I am so deeply asleep when we get to Bay Ridge I almost don't want to wake up, but I groggily get out of the station and stop in the nearby diner hoping that a cup of tea will wake me up. Bay Ridge has a senior center, but the diner often feels like one as well. Two old men in different shades of red shirts, one balder than the other, are sitting at a table near me. They are done, have paid, but are still sitting there. Another old man, this one in olive green with a blue cane, comes in. He immediately begins yelling at one of the seated guys about how he owed him $5 from years ago
He’s standing only a few feet from the other guys’ table, still yelling about the $5 and it seems like the balder of the guys is about to get up to confront him. The tall middle eastern waiter in the backwards baseball cap hurriedly puts his body between the two, asks the olive green guy to calm down, and shepherds him to a seat at the counter. He sits but he is still yelling, "You’re talking behind my back every time I see you!" The waiter asks him to stop again. "I don’t want to hear people talking behind my back!" he yells.
"I gave $400 to a girl who has cancer. I didn’t want the money back. I just don’t want people talking behind my back. He’s the one I owe the $5, but you’re always talking!"
"Come over here and do something about it," says the balder one. The waiter has reached his limit. “If you want to fight go out there! Not in here!” he barks, pointing at the sidewalk beyond the windows. This is a ridiculous statement, considering that nobody involved in this is less than 75 yrs old. "I’m going to a break a table over his head," says the balding guy. Another old man, in blue plaid sleeves, comes in and tells the balding guy, "calm down, do you want to get in trouble the way I got in trouble?" At this I perk up my ears, it sounds like it might be an interesting story. But having stopped the balding guy, and seeing that the olive green guy is somewhat sulkily drinking his coffee with his back to the room, blue plaid guy leaves, apparently having only come to calm this situation down. This makes me wonder if it’s a continuation of something that started earlier, somewhere else because how else would he have known that these two were likely to clash. Olive green guy seems to get involved in the weather report on the screen wedged between the tiny boxes of cereal and the many types of tea, heavy on the various kinds of zingers.
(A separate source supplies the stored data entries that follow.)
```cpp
int wn_pack_deconv(wn_handle* h, std::vector<float>& blob) {
    const wn_config& c = h->cfg;
    for (auto& sp : h->stacks) {
        int cin = c.n_mel;
        for (int j = 0; j < c.n_deconv; ++j) {
            DeconvLayerPack lp;
            lp.cin = cin;
            lp.cout = c.deconv_width;
            lp.K = c.deconv_filter[j];
            lp.S = c.deconv_stride[j];
            lp.pL = (lp.K - lp.S) / 2;
            lp.taps = lp.K / lp.S;
            if (cin % 16) return wn_fail(h, WN_EINVAL, "deconv: input channels %d not a multiple of 16", cin);
            std::string scope = (sp.prefix.empty() ? std::string() : sp.prefix + "/") +
                                (c.use_resize_conv ? "resize_conv_" : "trans_conv_") + std::to_string(j + 1);
            std::vector<float> W;
            if (c.use_resize_conv) {
                const int fl = lp.K, S = lp.S;
                std::vector<float> Wr = wn_get_kernel(h, scope, "W", false);
                int taps = (fl - 1 + S - 1) / S + 1;
                if ((taps * (cin / 16)) % 2) ++taps;
                lp.taps = taps;
                lp.K = S * taps;
                lp.pL = fl - 1 - (fl - 1) / 2;
                W.assign((size_t)lp.K * lp.cout * cin, 0.f);
                for (int r = 0; r < S; ++r)
                    for (int k = 0; k < fl; ++k) {
                        const int m = r + k - (fl - 1);
                        const int jt = m >= 0 ? 0 : (-m + S - 1) / S;
                        for (int co = 0; co < lp.cout; ++co)
                            for (int ci = 0; ci < cin; ++ci)
                                W[((size_t)(S * jt + r) * lp.cout + co) * cin + ci] +=
                                    Wr[((size_t)k * cin + ci) * lp.cout + co];
                    }
            } else {
                W = wn_get_kernel(h, scope, "kernel", true);
            }
            const std::vector<float>& bias = h->vars.at(scope + (c.use_resize_conv ? "/biases" : "/bias")).data;
            const int nmb = lp.cout / 16, cblk = cin / 16, nks4 = lp.taps * cblk;
            blob.resize(align_up(blob.size(), 64));
// ... 388 lines not shown
```

Measured before the change: 64.91 million samples/s.

## Interleave next-chunk register loads with MFMA taps in deconv main loop

After: 64.97 million samples/s, median of 6. Within noise of the previous version (+0.1%).

```diff
diff --git a/nsynth_wavenet_amd/csrc/wn_deconv.hip b/nsynth_wavenet_amd/csrc/wn_deconv.hip
--- a/nsynth_wavenet_amd/csrc/wn_deconv.hip
+++ b/nsynth_wavenet_amd/csrc/wn_deconv.hip
@@ -395,10 +395,10 @@
     int g_p0[PG_MAXG], g_nph[PG_MAXG], g_d[PG_MAXG], g_rg0[PG_MAXG];
 };
 
-__device__ inline void pg_dma16(const unsigned* gsrc, unsigned lds_byte_addr) {
+__device__ inline void pg_dma16(const unsigned* sbase, unsigned lane_byte_off, unsigned lds_byte_addr) {
     unsigned keep;
-    asm volatile("s_mov_b32 %0, m0\n\ts_mov_b32 m0, %2\n\ts_nop 0\n\tglobal_load_lds_dwordx4 %1, off\n\ts_mov_b32 m0, %0"
-                 : "=&s"(keep) : "v"(gsrc), "s"(__builtin_amdgcn_readfirstlane(lds_byte_addr)) : "memory");
+    asm volatile("s_mov_b32 %0, m0\n\ts_mov_b32 m0, %3\n\ts_nop 0\n\tglobal_load_lds_dwordx4 %1, %2\n\ts_mov_b32 m0, %0"
+                 : "=&s"(keep) : "v"(lane_byte_off), "s"(sbase), "s"(__builtin_amdgcn_readfirstlane(lds_byte_addr)) : "memory");
 }
 
 __global__ __launch_bounds__(PG_WAVES * 64, 1) void deconv_pg_kernel(const PgArgs A) {
@@ -436,49 +436,64 @@
 #pragma unroll
         for (int i = 0; i < PG_RG_WORDS_PER_BLOCK / 256 / PG_WAVES; ++i) {
             const int piece = wave * (PG_RG_WORDS_PER_BLOCK / 256 / PG_WAVES) + i;
-            pg_dma16(src + (size_t)(piece * 64 + lane) * 4, lds_base + buf * (PG_RG_WORDS_PER_BLOCK * 4) + piece * 1024);
+            pg_dma16(src + (size_t)piece * 256, lane * 16, lds_base + buf * (PG_RG_WORDS_PER_BLOCK * 4) + piece * 1024);
         }
     };
     const __amdgpu_buffer_rsrc_t rx = __builtin_amdgcn_make_buffer_rsrc(
         (void*)(A.x + (size_t)b * 2 * ngi * A.xs * 4), 0, 2 * ngi * A.xs * 16, 0x00020000);
     const int lo_plane = ngi * A.xs * 16;
     wn_u4 Rh[NR], Rl[NR];
-    auto loadB = [&](int c) {
-        const int vo = (4 * c + kg) * A.xs * 16 + (DC_XOFF + f0 + NT * n + dcol - (TP - 1)) * 16;
-#pragma unroll
-        for (int k = 0; k < NR; ++k) {
-            Rh[k] = __builtin_bit_cast(wn_u4, __builtin_amdgcn_raw_buffer_load_b128(rx, vo + k * 16, 0, 0));
-            Rl[k] = __builtin_bit_cast(wn_u4, __builtin_amdgcn_raw_buffer_load_b128(rx, vo + k * 16, lo_plane, 0));
-        }
+    constexpr int OOB = 0x40000000;
+    const int vo0 = kg * A.xs * 16 + (DC_XOFF + f0 + NT * n + dcol - (TP - 1)) * 16;
+    auto loadR = [&](int c, int k) {
+        const int vo = vo0 + 4 * c * A.xs * 16 + k * 16 + (c < nb32 ? 0 : OOB);
+        Rh[k] = __builtin_bit_cast(wn_u4, __builtin_amdgcn_raw_buffer_load_b128(rx, vo, 0, 0));
+        Rl[k] = __builtin_bit_cast(wn_u4, __builtin_amdgcn_raw_buffer_load_b128(rx, vo, lo_plane, 0));
+        __builtin_amdgcn_sched_barrier(0);
     };
+    auto mfma_tap = [&](int m, int mb, int e, const wn_u4& ah, const wn_u4& al) {
+        const wn_u4 bh = Rh[e + TP - 1 - m], bl = Rl[e + TP - 1 - m];
+        f4 cc = acc[mb][e];
+        cc = __builtin_amdgcn_mfma_f32_16x16x32_f16(__builtin_bit_cast(wn_h8, ah), __builtin_bit_cast(wn_h8, bh), cc, 0, 0, 0);
+        cc = __builtin_amdgcn_mfma_f32_16x16x32_f16(__builtin_bit_cast(wn_h8, ah), __builtin_bit_cast(wn_h8, bl), cc, 0, 0, 0);
+        cc = __builtin_amdgcn_mfma_f32_16x16x32_f16(__builtin_bit_cast(wn_h8, al), __builtin_bit_cast(wn_h8, bh), cc, 0, 0, 0);
+        acc[mb][e] = cc;
+    };
 
     stage(0, 0);
-    loadB(0);
+#pragma unroll
+    for (int k = 0; k < NR; ++k) loadR(0, k);
     asm volatile("s_waitcnt vmcnt(0)" ::: "memory");
     __syncthreads();
+    auto tap_part = [&](const wn_u4* Al, int m, int e0, int e1, int rot) {
+#pragma unroll
+        for (int mb = 0; mb < 8; ++mb) {
+            const wn_u4 ah = Al[mb * 128], al = Al[mb * 128 + 64];
+#pragma unroll
+            for (int i = 0; i < e1 - e0; ++i) mfma_tap(m, mb, e0 + (i + rot) % (e1 - e0), ah, al);
+        }
+    };
+    constexpr int EH3 = 3;
     for (int c = 0; c < nb32; ++c) {
         const int buf = c & 1;
+        const wn_u4* Ab = reinterpret_cast<const wn_u4*>(lds + buf * (PG_RG_WORDS_PER_BLOCK * 4)) + lane;
+        tap_part(Ab, 0, 0, NT, 2);
+        loadR(c + 1, NR - 1);
         if (c + 1 < nb32) stage(c + 1, buf ^ 1);
-#pragma unroll
-        for (int m = 0; m < TP; ++m) {
-            const wn_u4* Al = reinterpret_cast<const wn_u4*>(lds + buf * (PG_RG_WORDS_PER_BLOCK * 4)) + m * (PG_KS_WORDS / 4) + lane;
-#pragma unroll
-            for (int mb = 0; mb < 8; ++mb) {
-                const wn_u4 ah = Al[mb * 128], al = Al[mb * 128 + 64];
-#pragma unroll
-                for (int e = 0; e < NT; ++e) {
-                    const wn_u4 bh = Rh[e + TP - 1 - m], bl = Rl[e + TP - 1 - m];
-                    f4 cc = acc[mb][e];
-                    cc = __builtin_amdgcn_mfma_f32_16x16x32_f16(__builtin_bit_cast(wn_h8, ah), __builtin_bit_cast(wn_h8, bh), cc, 0, 0, 0);
-                    cc = __builtin_amdgcn_mfma_f32_16x16x32_f16(__builtin_bit_cast(wn_h8, ah), __builtin_bit_cast(wn_h8, bl), cc, 0, 0, 0);
-                    cc = __builtin_amdgcn_mfma_f32_16x16x32_f16(__builtin_bit_cast(wn_h8, al), __builtin_bit_cast(wn_h8, bh), cc, 0, 0, 0);
-                    acc[mb][e] = cc;
-                }
-            }
-        }
-        if (c + 1 < nb32) loadB(c + 1);
-        asm volatile("s_waitcnt vmcnt(0)" ::: "memory");
-        __syncthreads();
+        tap_part(Ab + PG_KS_WORDS / 4, 1, 0, NT, 0);
+        loadR(c + 1, NR - 2);
+        tap_part(Ab + 2 * (PG_KS_WORDS / 4), 2, 0, NT, 0);
+        loadR(c + 1, NR - 3);
+        tap_part(Ab + 3 * (PG_KS_WORDS / 4), 3, 0, EH3, 0);
+        asm volatile("" ::: "memory");
+#pragma unroll
+        for (int k = 0; k < EH3; ++k) loadR(c + 1, k);
+        tap_part(Ab + 3 * (PG_KS_WORDS / 4), 3, EH3, NT, 0);
+#pragma unroll
+        for (int k = EH3; k < NT; ++k) loadR(c + 1, k);
+        asm volatile("s_waitcnt vmcnt(4)" ::: "memory");
+        __builtin_amdgcn_s_barrier();
+        asm volatile("" ::: "memory");
     }
     const __amdgpu_buffer_rsrc_t ry = __builtin_amdgcn_make_buffer_rsrc(
         (void*)(A.y + (size_t)b * 2 * ngo * A.ys * 4), 0, (int)(2 * ngo * A.ys * 16), 0x00020000);
```

## Software-pipeline deconv main loop with per-slot window reloads and scheduled MFMA groups

Applied to the files above, without the earlier changes.

Result: no change. 66.09 million samples/s before, 66.12 million samples/s after (median of 6 runs) (+0.0%).

```diff
diff --git a/nsynth_wavenet_amd/csrc/wn_deconv.hip b/nsynth_wavenet_amd/csrc/wn_deconv.hip
--- a/nsynth_wavenet_amd/csrc/wn_deconv.hip
+++ b/nsynth_wavenet_amd/csrc/wn_deconv.hip
@@ -1,4 +1,6 @@
 #include <algorithm>
+#include <type_traits>
+#include <utility>
 
 #include "wn_internal.h"
 #include "wn_codec.h"
@@ -378,6 +380,46 @@
 constexpr int PG_RG_WORDS_PER_BLOCK = PG_TP * PG_KS_WORDS;
 constexpr int PG_LDS_BYTES = 2 * PG_RG_WORDS_PER_BLOCK * 4;
 constexpr int PG_MAXG = 8;
+constexpr int PG_DMA_PER_WAVE = PG_RG_WORDS_PER_BLOCK / 256 / PG_WAVES;
+constexpr int PG_STEPS = 40;
+constexpr int PG_DMA_STEP = 3;
+constexpr int pg_step_tap(int s) { return s < 24 ? s / 8 : PG_TP - 1; }
+constexpr int pg_step_e0(int s) { return s >= 24 && s < 32 ? 3 : 0; }
+constexpr int pg_step_e1(int s) { return s >= 32 ? 3 : PG_NT; }
+constexpr int pg_slot_reload_step(int k) { return k == 7 ? 7 : k == 6 ? 15 : k == 5 ? 23 : k >= 3 ? 31 : PG_STEPS - 1; }
+constexpr bool pg_step_reads_slot(int s, int k) {
+    return k >= pg_step_e0(s) + PG_TP - 1 - pg_step_tap(s) && k < pg_step_e1(s) + PG_TP - 1 - pg_step_tap(s);
+}
+constexpr bool pg_reloads_are_dead() {
+    for (int k = 0; k < PG_NT + PG_TP - 1; ++k)
+        for (int s = pg_slot_reload_step(k) + 1; s < PG_STEPS; ++s)
+            if (pg_step_reads_slot(s, k)) return false;
+    return true;
+}
+constexpr bool pg_steps_cover_the_tile() {
+    for (int m = 0; m < PG_TP; ++m)
+        for (int e = 0; e < PG_NT; ++e) {
+            int n = 0;
+            for (int s = 0; s < PG_STEPS; s += 8) n += pg_step_tap(s) == m && e >= pg_step_e0(s) && e < pg_step_e1(s);
+            if (n != 1) return false;
+        }
+    return true;
+}
+static_assert(PG_TP == 4 && PG_NT == 5, "the step table above is written for four taps and five column blocks");
+static_assert(pg_reloads_are_dead(),"a window slot is reloaded in front of a step of the same stage that reads it");
+static_assert(pg_steps_cover_the_tile(), "the steps do not cover (tap, column block) exactly once");
+static_assert(PG_STEPS % 2 == 0, "the fragment pairs rotate with the step parity across stages");
+constexpr int pg_slots_reloaded_behind(int s) {
+    int n = 0;
+    for (int k = 0; k < PG_NT + PG_TP - 1; ++k) n += pg_slot_reload_step(k) == s;
+    return n;
+}
+template <int... S, class F>
+__device__ inline void pg_static_for(std::integer_sequence<int, S...>, F&& f) {
+    (f(std::integral_constant<int, S>{}), ...);
+}
+constexpr int PG_B_LOADS = 2 * (PG_NT + PG_TP - 1);
+static_assert(PG_DMA_STEP < pg_slot_reload_step(PG_NT + PG_TP - 2), "a window reload is issued in front of the LDS-DMA requests");
 
 struct PgArgs {
     const unsigned* x;
@@ -432,54 +474,82 @@
         for (int e = 0; e < NT; ++e) acc[mb][e] = (f4){0.f, 0.f, 0.f, 0.f};
 
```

Walking home from the diner, I glance down and see part of a dead pigeon on the sidewalk. I don't deal well with dead animals so I want to look away quickly but then I realize this is not just a regular pigeon, it was wearing a band. I can't see the whole band, but just the letters "giullo". I wish I had gloves, but they're in my work bag, in my narcan kit, so I just take a photo, which I post on a big pigeon and dove rescue group, in hopes that anyone who is looking for this bird will see it.